* Task to carry out
Hunt for the word "bool" across the entries below, copying each line that holds it.

[Saved data entries]
········

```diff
-        const f32x4 d4 = *(const f32x4*)(delta + qt * 32 + 8 * i + 4 * hh);
-#pragma unroll
-        for (int e = 0; e < 4; ++e) {
-          const int r = 4 * i + e;
-          float arg = fmaf(sa[r], SC2, madd2 - l4[e]);
-          if (REL) arg = fmaf(relb[127 + key - (qt * 32 + 8 * i + 4 * hh + e)], LOG2E, arg);
-          const float pr = CAREL_ATTN_ABLATE == 3 ? arg : __builtin_amdgcn_exp2f(arg);
-          float dm = 1.0f;
-          if constexpr (DROP && CAREL_ATTN_ABLATE != 1) dm = dropout_pick(p.drop, ((uint32_t)(r >> 3) == odd) ? hown[r & 7] : hoth[r & 7], odd);
-          pd[r] = pr * dm;
-          dsv[r] = pr * fmaf(dp[r], dm, -d4[e]);
-        }
-      }
-      if (REL) {
-#pragma unroll
-        for (int r = 0; r < 16; ++r) {
-          float* mine = relg + wave * 256 + 127 + key - (qt * 32 + acc32_row(r, lane));
-          if (hh == 0) *mine += dsv[r];
-          asm volatile("s_waitcnt lgkmcnt(0)" ::: "memory");
-          if (hh == 1) *mine += dsv[r];
-          asm volatile("s_waitcnt lgkmcnt(0)" ::: "memory");
-        }
-      }
-#pragma unroll
-      for (int i = 0; i < 4; ++i) {
-        const int q = qt * 32 + 8 * i + 4 * hh;
-        uint2 v = {pack2bf(dsv[4 * i], dsv[4 * i + 1]), pack2bf(dsv[4 * i + 2], dsv[4 * i + 3])};
-        *(uint2*)(dsimg + ds_off(key, q)) = v;
-      }
-#pragma unroll
-      for (int s = 0; s < 2; ++s) {
-        const bf16x8 pf = acc_as_operand(pd, s), df = acc_as_operand(dsv, s);
-#pragma unroll
-        for (int dt = 0; dt < 2; ++dt) {
-          dv[dt] = mfma32(frag32_tr<true>(doimg, dt * 32, qt * 32 + 16 * s), pf, dv[dt]);
-          dk[dt] = mfma32(frag32_tr<true>(qimg, dt * 32, qt * 32 + 16 * s), df, dk[dt]);
+      f32x16 dsv;
+      int ln = lane;
+      asm volatile("" : "+v"(ln));
+      const int hh = ln >> 5, key = kw + (ln & 31);
+      if (active) {
+        const uint32_t hbase = hbase0 + (uint32_t)(key & ~1) + (uint32_t)((qt * 32 + 16 * (ln & 1) + 4 * hh) * S);
+        f32x16 sa, dp;
+#pragma unroll
+        for (int r = 0; r < 16; ++r) { sa[r] = 0.f; dp[r] = 0.f; }
+#pragma unroll
+        for (int s = 0; s < 4; ++s) {
+          sa = mfma32(frag32_row(qimg, qt * 32, s, ln), frag32_row(kimg, kw, s, ln), sa);
+          dp = mfma32(frag32_row(doimg, qt * 32, s, ln), vf[s], dp);
+        }
+        const uint32_t odd = (uint32_t)ln & 1u;
+        f32x16 pd;
+#pragma unroll
+        for (int u = 0; u < 2; ++u) {
+          uint32_t hown[4], hoth[4];
+          if constexpr (DROP && CAREL_ATTN_ABLATE != 1) {
+#pragma unroll
+            for (int e = 0; e < 4; ++e) {
+              hown[e] = mix32(((hbase + (uint32_t)((e + 8 * u) * S)) >> 1) ^ p.drop.key);
+              hoth[e] = (uint32_t)__builtin_amdgcn_update_dpp(0, (int)hown[e], 0xB1, 0xF, 0xF, true);
+            }
+          }
+#pragma unroll
+          for (int i = u; i < 4; i += 2) {
+            const f32x4 l4 = *(const f32x4*)(lse + qt * 32 + 8 * i + 4 * hh);
+            const f32x4 d4 = *(const f32x4*)(delta + qt * 32 + 8 * i + 4 * hh);
+#pragma unroll
+            for (int e = 0; e < 4; ++e) {
+              const int r = 4 * i + e;
+              float arg = fmaf(sa[r], SC2, madd2 - l4[e]);
+              if (REL) arg = fmaf(relb[127 + key - (qt * 32 + 8 * i + 4 * hh + e)], LOG2E, arg);
+              const float pr = CAREL_ATTN_ABLATE == 3 ? arg : __builtin_amdgcn_exp2f(arg);
+              float dm = 1.0f;
+              if constexpr (DROP && CAREL_ATTN_ABLATE != 1) dm = dropout_pick(p.drop, ((uint32_t)(i >> 1) == odd) ? hown[e] : hoth[e], odd);
+              pd[r] = pr * dm;
+              dsv[r] = pr * fmaf(dp[r], dm, -d4[e]);
+            }
+          }
+        }
+        if (REL) {
+#pragma unroll
+          for (int r = 0; r < 16; ++r) {
+            float* mine = relg + wave * 256 + 127 + key - (qt * 32 + acc32_row(r, ln));
+            if (hh == 0) *mine += dsv[r];
+            asm volatile("s_waitcnt lgkmcnt(0)" ::: "memory");
+            if (hh == 1) *mine += dsv[r];
+            asm volatile("s_waitcnt lgkmcnt(0)" ::: "memory");
+          }
+        }
+#pragma unroll
+        for (int s = 0; s < 2; ++s) {
+          const bf16x8 pf = acc_as_operand(pd, s), df = acc_as_operand(dsv, s);
+#pragma unroll
+          for (int dt = 0; dt < 2; ++dt) {
+            dv[dt] = mfma32(frag32_tr<true>(doimg, dt * 32, qt * 32 + 16 * s, ln), pf, dv[dt]);
+            dk[dt] = mfma32(frag32_tr<true>(qimg, dt * 32, qt * 32 + 16 * s, ln), df, dk[dt]);
+          }
+        }
+      }
+      asm volatile("s_waitcnt lgkmcnt(0)" ::: "memory");
+      __syncthreads();
+      if (active) {
+#pragma unroll
+        for (int i = 0; i < 4; ++i) {
+          const int q = qt * 32 + 8 * i + 4 * hh;
+          uint2 v = {pack2bf(dsv[4 * i], dsv[4 * i + 1]), pack2bf(dsv[4 * i + 2], dsv[4 * i + 3])};
+          *(uint2*)(smem + ds_off(key, q)) = v;
         }
       }
     }
@@ -259,19 +283,6 @@
     const float g = ((relg[threadIdx.x] + relg[256 + threadIdx.x]) + relg[512 + threadIdx.x]) + relg[768 + threadIdx.x];
     p.drel[((long)b * NH + h) * 256 + threadIdx.x] += g;
   }
-  stage_att(qbase + HID, QKV_LD, rows, doimg);
-  char* slot = qimg + wave * 4096;
-  bf16_t* out = p.dqkv + (row0 + kw) * QKV_LD + h * HD;
-  if (active && CAREL_ATTN_ABLATE != 4) {
-    store_rows_via_lds(dk, 0.125f, slot, out + HID, QKV_LD, kw, len);
-    store_rows_via_lds(dv, 1.0f, slot, out + 2 * HID, QKV_LD, kw, len);
-  }
-  __builtin_amdgcn_sched_barrier(0);
-  if (active && !p.cu && CAREL_ATTN_ABLATE != 4) asm volatile("s_waitcnt vmcnt(8)" ::: "memory");
-  else asm volatile("s_waitcnt vmcnt(0)" ::: "memory");
-  asm volatile("s_waitcnt lgkmcnt(0)" ::: "memory");
-  __builtin_amdgcn_s_barrier();
-  __builtin_amdgcn_sched_barrier(0);
   if (!active) return;
   f32x16 dq[2];
 #pragma unroll
@@ -283,15 +294,23 @@
     for (int ks = 0; ks < (wave < ntq ? (rows >> 4) : 0); ++ks) {
       const int kr0 = 16 * ks + 8 * h2 + qq, kr1 = kr0 + 4;
       const int qcol = kw + 16 * g1 + 4 * pp;
-      s16x4 a = __builtin_amdgcn_ds_read_tr16_b64_v4i16((CAREL_LDS s16x4*)(dsimg + ds_off(kr0, qcol)));
-      s16x4 c = __builtin_amdgcn_ds_read_tr16_b64_v4i16((CAREL_LDS s16x4*)(dsimg + ds_off(kr1, qcol)));
+      s16x4 a = __builtin_amdgcn_ds_read_tr16_b64_v4i16((CAREL_LDS s16x4*)(smem + ds_off(kr0, qcol)));
+      s16x4 c = __builtin_amdgcn_ds_read_tr16_b64_v4i16((CAREL_LDS s16x4*)(smem + ds_off(kr1, qcol)));
       s16x8 bb = {a[0], a[1], a[2], a[3], c[0], c[1], c[2], c[3]};
       const bf16x8 bf = __builtin_bit_cast(bf16x8, bb);
 #pragma unroll
-      for (int dt = 0; dt < 2; ++dt) dq[dt] = mfma32(frag32_tr<false>(doimg, dt * 32, 16 * ks), bf, dq[dt]);
-    }
-  }
-  if (CAREL_ATTN_ABLATE != 4) store_rows_via_lds(dq, 0.125f, slot, out, QKV_LD, kw, len);
+      for (int dt = 0; dt < 2; ++dt) dq[dt] = mfma32(frag32_tr<false>(kimg, dt * 32, 16 * ks), bf, dq[dt]);
+    }
+  }
+  asm volatile("s_waitcnt lgkmcnt(0)" ::: "memory");
+  __builtin_amdgcn_sched_barrier(0);
+  char* slot = qimg + wave * 4096;
+  bf16_t* out = p.dqkv + (row0 + kw) * QKV_LD + h * HD;
+  if (CAREL_ATTN_ABLATE != 4) {
+    store_rows_via_lds(dq, 0.125f, slot, out, QKV_LD, kw, len);
+    store_rows_via_lds(dk, 0.125f, slot, out + HID, QKV_LD, kw, len);
+    store_rows_via_lds(dv, 1.0f, slot, out + 2 * HID, QKV_LD, kw, len);
+  }
 }
 
 }
diff --git a/carel_vae_amd/csrc/attention_device.h b/carel_vae_amd/csrc/attention_device.h
--- a/carel_vae_amd/csrc/attention_device.h
+++ b/carel_vae_amd/csrc/attention_device.h
@@ -23,13 +23,12 @@
   }
 }
 
-__device__ __forceinline__ bf16x8 frag32_row(const char* img, int r0, int s) {
-  const int l = threadIdx.x & 63;
+__device__ __forceinline__ bf16x8 frag32_row(const char* img, int r0, int s, int l) {
   return *(const bf16x8*)(img + att_off(r0 + (l & 31), 2 * s + (l >> 5)));
 }
+__device__ __forceinline__ bf16x8 frag32_row(const char* img, int r0, int s) { return frag32_row(img, r0, s, threadIdx.x & 63); }
 template <bool PERM>
-__device__ __forceinline__ bf16x8 frag32_tr(const char* img, int x0, int kb) {
-  const int l = threadIdx.x & 63;
+__device__ __forceinline__ bf16x8 frag32_tr(const char* img, int x0, int kb, int l) {
   const int g = l >> 4, hh = g >> 1, qq = (l & 15) >> 2, p = l & 3;
   const int chunk = ((x0 + 16 * (g & 1)) >> 3) + (p >> 1), sub = (p & 1) * 8;
   const int r0 = PERM ? (kb + 4 * hh + qq) : (kb + 8 * hh + qq);
@@ -39,6 +38,8 @@
   s16x8 r = {a[0], a[1], a[2], a[3], b[0], b[1], b[2], b[3]};
   return __builtin_bit_cast(bf16x8, r);
 }
+template <bool PERM>
+__device__ __forceinline__ bf16x8 frag32_tr(const char* img, int x0, int kb) { return frag32_tr<PERM>(img, x0, kb, threadIdx.x & 63); }
 
 __device__ __forceinline__ bf16x8 acc_as_operand(const f32x16& x, int s) {
   const uint4 r = {pack2bf(x[8 * s], x[8 * s + 1]), pack2bf(x[8 * s + 2], x[8 * s + 3]), pack2bf(x[8 * s + 4], x[8 * s + 5]), pack2bf(x[8 * s + 6], x[8 * s + 7])};
```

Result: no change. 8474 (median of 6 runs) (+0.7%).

········

* Result of the task
 template <bool PERM>
+template <bool PERM>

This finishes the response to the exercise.